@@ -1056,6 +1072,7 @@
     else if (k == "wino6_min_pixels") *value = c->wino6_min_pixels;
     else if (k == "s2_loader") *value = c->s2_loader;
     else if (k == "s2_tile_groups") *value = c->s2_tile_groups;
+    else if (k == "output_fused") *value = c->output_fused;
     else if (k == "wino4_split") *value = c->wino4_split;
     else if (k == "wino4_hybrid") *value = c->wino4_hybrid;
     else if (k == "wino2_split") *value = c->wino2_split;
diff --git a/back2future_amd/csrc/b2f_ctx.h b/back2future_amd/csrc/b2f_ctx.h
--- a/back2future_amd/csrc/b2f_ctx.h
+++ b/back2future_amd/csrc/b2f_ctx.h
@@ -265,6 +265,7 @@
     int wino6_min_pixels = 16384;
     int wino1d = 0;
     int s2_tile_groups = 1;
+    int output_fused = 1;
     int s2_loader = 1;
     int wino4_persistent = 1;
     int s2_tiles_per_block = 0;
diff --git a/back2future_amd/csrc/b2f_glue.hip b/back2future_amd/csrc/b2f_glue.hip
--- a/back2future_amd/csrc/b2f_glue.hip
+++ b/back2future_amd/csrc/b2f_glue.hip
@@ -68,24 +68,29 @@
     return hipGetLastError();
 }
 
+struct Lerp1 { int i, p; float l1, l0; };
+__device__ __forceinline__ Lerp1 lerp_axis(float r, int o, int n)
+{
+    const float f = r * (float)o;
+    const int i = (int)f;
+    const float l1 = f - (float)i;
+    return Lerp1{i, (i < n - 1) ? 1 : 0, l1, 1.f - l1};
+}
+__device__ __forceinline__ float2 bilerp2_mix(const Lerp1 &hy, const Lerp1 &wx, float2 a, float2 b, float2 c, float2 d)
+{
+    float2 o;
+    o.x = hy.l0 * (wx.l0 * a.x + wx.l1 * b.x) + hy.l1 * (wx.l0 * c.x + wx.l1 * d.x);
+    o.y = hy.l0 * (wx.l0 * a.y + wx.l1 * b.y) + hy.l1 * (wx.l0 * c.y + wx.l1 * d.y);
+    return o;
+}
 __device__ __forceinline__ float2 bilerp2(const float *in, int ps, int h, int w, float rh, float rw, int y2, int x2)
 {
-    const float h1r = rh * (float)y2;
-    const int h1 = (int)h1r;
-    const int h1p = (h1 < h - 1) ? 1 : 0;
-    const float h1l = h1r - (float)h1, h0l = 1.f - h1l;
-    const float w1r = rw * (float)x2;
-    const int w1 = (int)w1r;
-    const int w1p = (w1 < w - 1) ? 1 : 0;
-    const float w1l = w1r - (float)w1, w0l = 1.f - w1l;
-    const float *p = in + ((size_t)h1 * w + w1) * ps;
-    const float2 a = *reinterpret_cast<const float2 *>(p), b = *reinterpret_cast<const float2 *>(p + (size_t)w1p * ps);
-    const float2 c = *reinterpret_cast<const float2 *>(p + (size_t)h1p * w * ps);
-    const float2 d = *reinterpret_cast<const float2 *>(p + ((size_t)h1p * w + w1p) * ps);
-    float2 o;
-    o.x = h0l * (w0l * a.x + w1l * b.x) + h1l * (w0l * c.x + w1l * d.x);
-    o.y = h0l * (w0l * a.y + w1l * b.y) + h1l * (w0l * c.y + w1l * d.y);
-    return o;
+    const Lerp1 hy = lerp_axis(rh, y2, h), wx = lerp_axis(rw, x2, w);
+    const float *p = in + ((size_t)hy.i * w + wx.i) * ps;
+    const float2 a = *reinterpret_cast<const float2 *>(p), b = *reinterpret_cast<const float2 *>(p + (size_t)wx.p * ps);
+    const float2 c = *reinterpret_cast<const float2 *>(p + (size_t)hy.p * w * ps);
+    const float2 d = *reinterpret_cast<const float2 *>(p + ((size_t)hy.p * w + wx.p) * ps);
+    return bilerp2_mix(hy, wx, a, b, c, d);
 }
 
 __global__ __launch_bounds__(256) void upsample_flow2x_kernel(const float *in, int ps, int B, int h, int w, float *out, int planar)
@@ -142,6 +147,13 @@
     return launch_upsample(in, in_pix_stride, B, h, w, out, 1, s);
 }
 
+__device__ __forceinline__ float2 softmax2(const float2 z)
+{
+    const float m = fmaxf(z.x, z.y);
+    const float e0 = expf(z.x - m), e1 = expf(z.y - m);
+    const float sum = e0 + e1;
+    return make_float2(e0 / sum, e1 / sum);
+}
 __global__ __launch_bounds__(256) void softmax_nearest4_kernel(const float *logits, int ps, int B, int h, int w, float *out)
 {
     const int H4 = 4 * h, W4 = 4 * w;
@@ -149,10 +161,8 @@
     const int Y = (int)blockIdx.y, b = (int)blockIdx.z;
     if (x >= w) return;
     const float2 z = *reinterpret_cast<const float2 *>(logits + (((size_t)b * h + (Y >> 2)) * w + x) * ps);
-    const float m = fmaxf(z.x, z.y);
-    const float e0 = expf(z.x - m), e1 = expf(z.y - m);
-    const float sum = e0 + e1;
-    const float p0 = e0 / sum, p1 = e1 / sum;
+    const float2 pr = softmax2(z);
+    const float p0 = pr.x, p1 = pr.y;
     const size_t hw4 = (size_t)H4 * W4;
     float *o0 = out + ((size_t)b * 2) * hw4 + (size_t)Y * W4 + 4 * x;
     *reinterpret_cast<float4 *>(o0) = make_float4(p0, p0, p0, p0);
* * * * * * *
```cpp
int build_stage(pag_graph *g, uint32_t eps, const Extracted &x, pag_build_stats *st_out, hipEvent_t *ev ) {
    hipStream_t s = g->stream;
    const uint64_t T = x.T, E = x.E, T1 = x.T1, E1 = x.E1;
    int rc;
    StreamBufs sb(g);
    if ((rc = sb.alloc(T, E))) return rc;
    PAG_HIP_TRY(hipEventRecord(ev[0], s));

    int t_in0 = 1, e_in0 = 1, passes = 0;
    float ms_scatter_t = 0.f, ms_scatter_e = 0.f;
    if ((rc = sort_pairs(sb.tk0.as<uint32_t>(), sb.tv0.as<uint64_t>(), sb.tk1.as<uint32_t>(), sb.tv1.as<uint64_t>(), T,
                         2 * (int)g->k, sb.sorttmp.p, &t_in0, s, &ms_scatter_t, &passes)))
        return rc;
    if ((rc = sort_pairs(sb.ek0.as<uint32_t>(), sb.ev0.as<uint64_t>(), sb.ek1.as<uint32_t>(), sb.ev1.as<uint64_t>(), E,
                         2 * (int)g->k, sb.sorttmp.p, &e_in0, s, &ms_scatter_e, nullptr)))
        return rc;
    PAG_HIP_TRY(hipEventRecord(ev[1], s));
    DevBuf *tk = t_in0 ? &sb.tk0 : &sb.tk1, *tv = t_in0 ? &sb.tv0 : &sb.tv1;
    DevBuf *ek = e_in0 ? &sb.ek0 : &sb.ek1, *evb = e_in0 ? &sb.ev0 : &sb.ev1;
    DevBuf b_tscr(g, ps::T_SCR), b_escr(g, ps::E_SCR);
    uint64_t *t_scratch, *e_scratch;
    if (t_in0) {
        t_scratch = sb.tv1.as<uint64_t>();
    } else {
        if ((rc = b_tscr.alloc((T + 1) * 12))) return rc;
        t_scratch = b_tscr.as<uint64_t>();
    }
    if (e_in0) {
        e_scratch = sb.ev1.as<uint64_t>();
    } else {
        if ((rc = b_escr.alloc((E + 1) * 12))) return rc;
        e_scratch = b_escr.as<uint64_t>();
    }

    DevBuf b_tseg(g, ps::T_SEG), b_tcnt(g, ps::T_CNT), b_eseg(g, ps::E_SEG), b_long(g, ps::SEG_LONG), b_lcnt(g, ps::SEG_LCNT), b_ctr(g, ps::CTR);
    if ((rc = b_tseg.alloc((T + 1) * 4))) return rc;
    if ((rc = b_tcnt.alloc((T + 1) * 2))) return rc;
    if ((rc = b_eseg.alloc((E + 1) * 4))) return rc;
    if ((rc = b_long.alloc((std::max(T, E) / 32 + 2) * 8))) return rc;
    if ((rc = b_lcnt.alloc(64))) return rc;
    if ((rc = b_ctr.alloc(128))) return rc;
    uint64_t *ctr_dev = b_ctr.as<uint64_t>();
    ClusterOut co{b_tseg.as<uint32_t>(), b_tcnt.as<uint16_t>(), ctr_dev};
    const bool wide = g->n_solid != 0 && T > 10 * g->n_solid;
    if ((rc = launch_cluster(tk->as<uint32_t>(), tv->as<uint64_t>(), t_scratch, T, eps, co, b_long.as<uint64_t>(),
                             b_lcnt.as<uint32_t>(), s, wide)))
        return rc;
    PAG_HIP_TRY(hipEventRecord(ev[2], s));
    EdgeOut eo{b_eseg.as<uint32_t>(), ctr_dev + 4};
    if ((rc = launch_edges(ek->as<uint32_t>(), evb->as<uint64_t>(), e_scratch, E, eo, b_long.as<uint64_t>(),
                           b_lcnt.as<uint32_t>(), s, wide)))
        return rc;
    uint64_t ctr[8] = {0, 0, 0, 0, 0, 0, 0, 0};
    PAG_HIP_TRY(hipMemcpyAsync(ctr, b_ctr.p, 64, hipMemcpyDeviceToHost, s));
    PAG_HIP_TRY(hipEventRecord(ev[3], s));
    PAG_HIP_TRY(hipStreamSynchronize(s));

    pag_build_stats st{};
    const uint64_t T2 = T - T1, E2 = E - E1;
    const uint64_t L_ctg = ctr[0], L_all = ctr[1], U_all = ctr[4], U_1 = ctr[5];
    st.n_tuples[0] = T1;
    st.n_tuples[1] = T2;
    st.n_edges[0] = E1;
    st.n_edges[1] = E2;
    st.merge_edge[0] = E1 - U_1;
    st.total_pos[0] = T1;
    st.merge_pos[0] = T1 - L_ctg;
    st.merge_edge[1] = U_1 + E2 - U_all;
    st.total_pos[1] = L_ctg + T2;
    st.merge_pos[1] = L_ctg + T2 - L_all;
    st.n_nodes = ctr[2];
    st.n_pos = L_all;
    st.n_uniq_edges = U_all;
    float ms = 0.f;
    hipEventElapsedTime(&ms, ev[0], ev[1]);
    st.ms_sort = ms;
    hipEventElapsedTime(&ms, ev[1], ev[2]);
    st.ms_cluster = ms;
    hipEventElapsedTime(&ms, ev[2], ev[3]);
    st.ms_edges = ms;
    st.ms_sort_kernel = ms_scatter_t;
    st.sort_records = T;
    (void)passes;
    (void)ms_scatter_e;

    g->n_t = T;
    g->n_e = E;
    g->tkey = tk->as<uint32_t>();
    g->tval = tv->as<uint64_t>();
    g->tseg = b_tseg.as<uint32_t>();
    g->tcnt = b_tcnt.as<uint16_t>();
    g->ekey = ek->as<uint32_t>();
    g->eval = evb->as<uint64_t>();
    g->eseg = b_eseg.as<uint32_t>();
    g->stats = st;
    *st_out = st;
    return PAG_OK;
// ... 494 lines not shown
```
* * * * * * *
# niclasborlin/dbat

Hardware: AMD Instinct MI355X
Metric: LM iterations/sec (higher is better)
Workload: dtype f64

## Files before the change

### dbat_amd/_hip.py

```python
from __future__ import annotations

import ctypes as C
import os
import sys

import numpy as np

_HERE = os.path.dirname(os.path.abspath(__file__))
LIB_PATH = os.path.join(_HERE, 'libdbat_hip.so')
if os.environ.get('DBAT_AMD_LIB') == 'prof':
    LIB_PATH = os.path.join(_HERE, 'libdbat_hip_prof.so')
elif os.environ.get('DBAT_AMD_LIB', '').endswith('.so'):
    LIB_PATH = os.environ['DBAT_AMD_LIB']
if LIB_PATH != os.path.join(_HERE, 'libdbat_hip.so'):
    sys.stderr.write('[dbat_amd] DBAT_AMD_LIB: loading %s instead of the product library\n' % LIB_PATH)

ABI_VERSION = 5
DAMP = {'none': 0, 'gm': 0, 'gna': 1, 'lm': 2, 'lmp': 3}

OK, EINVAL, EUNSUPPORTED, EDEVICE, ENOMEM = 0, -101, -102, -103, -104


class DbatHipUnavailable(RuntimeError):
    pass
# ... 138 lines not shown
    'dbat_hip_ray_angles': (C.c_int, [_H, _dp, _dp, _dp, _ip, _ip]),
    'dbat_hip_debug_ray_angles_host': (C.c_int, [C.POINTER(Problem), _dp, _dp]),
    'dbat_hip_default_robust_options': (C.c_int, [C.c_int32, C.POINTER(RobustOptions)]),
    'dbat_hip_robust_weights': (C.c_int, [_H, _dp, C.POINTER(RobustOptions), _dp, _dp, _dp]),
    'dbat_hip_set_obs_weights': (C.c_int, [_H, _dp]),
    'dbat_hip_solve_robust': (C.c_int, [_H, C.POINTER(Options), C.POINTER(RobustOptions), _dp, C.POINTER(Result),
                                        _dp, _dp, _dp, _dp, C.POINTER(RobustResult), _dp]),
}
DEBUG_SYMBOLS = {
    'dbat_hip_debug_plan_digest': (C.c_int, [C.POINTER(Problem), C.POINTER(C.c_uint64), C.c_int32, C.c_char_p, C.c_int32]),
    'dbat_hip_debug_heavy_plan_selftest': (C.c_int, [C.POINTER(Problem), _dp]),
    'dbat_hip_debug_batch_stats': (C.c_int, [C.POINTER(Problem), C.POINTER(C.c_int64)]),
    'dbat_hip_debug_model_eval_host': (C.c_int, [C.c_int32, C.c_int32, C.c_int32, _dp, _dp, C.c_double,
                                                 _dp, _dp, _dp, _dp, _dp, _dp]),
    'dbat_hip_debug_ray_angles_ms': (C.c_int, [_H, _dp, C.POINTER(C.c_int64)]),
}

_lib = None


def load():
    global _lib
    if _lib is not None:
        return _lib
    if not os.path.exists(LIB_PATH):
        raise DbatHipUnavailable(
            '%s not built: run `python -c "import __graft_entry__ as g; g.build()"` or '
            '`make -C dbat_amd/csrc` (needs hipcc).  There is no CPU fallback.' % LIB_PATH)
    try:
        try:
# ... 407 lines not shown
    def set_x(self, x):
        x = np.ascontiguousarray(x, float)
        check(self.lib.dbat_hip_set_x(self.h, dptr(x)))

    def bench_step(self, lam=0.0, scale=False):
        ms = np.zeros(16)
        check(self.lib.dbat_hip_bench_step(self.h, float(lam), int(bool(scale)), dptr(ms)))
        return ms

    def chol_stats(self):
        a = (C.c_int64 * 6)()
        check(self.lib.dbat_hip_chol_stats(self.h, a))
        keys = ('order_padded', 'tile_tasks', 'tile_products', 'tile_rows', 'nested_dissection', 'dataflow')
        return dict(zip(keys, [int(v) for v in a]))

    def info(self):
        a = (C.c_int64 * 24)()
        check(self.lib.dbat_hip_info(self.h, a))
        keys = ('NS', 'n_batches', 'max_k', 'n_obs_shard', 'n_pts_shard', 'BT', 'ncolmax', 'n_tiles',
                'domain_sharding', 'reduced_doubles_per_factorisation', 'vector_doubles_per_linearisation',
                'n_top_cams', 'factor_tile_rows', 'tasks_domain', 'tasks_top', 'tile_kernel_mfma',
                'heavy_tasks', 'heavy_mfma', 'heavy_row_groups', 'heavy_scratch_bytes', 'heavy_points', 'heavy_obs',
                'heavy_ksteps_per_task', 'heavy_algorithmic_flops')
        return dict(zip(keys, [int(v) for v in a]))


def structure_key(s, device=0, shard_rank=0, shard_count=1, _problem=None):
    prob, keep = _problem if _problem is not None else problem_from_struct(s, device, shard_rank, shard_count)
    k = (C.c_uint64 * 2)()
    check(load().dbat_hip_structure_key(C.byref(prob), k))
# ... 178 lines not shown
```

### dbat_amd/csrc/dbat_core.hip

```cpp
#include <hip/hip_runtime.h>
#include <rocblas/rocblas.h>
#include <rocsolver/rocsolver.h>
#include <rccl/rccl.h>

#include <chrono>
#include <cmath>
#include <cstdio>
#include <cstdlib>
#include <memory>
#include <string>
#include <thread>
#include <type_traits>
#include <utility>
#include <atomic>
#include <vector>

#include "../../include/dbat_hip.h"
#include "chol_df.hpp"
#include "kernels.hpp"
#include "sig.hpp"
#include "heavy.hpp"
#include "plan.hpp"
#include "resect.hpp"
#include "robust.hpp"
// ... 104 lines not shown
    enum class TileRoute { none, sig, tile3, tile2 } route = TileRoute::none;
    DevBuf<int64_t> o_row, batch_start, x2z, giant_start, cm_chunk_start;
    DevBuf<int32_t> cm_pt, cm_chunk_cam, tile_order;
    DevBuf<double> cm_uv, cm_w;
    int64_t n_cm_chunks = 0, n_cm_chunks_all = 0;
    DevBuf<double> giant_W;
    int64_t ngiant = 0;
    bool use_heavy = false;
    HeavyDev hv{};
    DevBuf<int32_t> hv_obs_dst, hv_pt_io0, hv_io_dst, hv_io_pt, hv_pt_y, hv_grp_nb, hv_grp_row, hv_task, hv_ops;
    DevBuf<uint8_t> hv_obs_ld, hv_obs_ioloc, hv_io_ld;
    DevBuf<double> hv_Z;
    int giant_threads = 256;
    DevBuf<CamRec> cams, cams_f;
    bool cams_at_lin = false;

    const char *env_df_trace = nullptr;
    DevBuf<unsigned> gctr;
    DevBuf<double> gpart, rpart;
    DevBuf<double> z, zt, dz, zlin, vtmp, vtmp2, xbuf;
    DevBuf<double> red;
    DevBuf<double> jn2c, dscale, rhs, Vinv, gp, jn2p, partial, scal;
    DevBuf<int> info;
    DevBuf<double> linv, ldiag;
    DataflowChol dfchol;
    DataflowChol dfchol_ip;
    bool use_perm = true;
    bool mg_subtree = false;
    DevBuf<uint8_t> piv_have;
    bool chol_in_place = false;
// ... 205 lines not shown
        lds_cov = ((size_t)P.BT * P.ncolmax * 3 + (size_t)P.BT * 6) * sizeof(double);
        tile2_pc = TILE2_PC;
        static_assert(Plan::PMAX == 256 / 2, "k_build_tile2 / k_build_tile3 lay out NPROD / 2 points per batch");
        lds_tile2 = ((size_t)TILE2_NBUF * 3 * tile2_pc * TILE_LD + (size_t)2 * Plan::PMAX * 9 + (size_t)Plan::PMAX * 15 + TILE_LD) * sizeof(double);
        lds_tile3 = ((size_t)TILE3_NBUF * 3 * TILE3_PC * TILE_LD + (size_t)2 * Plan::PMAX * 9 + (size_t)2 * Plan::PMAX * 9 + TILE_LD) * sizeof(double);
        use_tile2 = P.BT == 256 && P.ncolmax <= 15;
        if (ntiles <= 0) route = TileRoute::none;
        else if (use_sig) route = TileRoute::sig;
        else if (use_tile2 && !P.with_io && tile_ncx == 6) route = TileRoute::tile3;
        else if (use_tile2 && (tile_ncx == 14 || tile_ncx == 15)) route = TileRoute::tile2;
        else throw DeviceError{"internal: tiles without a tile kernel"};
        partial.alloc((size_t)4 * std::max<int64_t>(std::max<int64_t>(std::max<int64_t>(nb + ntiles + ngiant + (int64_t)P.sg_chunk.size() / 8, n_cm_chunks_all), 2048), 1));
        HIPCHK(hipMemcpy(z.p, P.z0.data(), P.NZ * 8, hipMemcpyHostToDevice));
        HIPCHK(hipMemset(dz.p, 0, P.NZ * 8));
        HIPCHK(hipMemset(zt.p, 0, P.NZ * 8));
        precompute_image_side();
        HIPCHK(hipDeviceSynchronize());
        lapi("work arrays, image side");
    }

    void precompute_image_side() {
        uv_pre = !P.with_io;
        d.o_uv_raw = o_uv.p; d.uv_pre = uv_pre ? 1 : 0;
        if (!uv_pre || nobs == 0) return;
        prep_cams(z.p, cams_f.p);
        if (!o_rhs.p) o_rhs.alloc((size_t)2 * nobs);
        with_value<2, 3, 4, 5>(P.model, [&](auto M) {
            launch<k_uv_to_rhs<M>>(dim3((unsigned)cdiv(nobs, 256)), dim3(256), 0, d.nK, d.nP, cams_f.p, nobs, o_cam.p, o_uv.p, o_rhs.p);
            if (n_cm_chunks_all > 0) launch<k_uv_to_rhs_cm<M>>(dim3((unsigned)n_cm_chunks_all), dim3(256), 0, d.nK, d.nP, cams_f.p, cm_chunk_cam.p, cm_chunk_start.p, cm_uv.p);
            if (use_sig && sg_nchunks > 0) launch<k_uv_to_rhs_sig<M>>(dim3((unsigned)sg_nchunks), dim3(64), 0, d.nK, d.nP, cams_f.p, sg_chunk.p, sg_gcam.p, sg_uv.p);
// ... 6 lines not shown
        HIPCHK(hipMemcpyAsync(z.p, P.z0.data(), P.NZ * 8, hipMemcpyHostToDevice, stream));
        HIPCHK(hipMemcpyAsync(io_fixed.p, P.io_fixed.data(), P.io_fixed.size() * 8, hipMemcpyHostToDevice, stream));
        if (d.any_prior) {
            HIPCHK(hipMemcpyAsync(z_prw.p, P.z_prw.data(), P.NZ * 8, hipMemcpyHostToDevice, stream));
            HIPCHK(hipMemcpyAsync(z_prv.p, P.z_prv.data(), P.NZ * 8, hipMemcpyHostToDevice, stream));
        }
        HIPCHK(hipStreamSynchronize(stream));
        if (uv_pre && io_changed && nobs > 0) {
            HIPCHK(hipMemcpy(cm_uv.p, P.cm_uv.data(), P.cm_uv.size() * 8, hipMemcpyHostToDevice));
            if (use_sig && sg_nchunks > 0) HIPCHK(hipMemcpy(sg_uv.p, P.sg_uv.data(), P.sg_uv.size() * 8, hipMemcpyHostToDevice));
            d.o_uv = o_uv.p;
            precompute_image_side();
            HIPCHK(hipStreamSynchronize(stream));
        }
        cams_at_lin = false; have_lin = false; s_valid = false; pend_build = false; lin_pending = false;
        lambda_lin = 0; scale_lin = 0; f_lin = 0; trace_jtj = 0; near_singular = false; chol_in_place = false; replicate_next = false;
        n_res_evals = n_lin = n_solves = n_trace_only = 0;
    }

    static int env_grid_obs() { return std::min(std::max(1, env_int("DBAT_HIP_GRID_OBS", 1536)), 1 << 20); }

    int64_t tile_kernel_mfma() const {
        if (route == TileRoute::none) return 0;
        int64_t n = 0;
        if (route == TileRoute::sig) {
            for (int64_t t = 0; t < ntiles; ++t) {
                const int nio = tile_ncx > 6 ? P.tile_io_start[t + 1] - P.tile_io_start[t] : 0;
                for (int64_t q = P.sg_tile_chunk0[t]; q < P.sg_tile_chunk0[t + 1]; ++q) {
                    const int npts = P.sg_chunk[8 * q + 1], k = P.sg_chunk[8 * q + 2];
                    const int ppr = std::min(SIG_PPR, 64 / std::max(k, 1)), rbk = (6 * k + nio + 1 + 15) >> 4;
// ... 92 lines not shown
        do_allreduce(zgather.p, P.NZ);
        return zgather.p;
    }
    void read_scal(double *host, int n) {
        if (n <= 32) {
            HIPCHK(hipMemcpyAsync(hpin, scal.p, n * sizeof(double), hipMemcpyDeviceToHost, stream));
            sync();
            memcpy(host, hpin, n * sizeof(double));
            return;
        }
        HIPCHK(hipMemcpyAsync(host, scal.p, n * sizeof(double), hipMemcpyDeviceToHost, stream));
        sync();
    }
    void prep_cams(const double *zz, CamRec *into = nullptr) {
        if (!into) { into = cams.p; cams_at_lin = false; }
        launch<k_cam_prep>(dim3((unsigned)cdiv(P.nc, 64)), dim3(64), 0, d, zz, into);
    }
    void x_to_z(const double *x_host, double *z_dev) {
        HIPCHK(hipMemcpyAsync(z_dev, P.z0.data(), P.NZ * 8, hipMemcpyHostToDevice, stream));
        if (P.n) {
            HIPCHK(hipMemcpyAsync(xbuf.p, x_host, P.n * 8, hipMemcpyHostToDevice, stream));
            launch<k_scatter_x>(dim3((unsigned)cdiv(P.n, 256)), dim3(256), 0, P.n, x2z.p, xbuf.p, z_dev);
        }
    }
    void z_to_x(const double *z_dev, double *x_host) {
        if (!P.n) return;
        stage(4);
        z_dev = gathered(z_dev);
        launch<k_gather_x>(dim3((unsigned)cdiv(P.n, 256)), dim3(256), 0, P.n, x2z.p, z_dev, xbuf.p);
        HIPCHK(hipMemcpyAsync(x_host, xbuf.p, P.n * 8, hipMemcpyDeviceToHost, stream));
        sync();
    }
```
* * * * * * *
TASK REQUIREMENTS
Return, from the data above, each line in which the string "wide" appears.

ANSWER TO THE PROBLEM
    const bool wide = g->n_solid != 0 && T > 10 * g->n_solid;
                             b_lcnt.as<uint32_t>(), s, wide)))
                           b_lcnt.as<uint32_t>(), s, wide)))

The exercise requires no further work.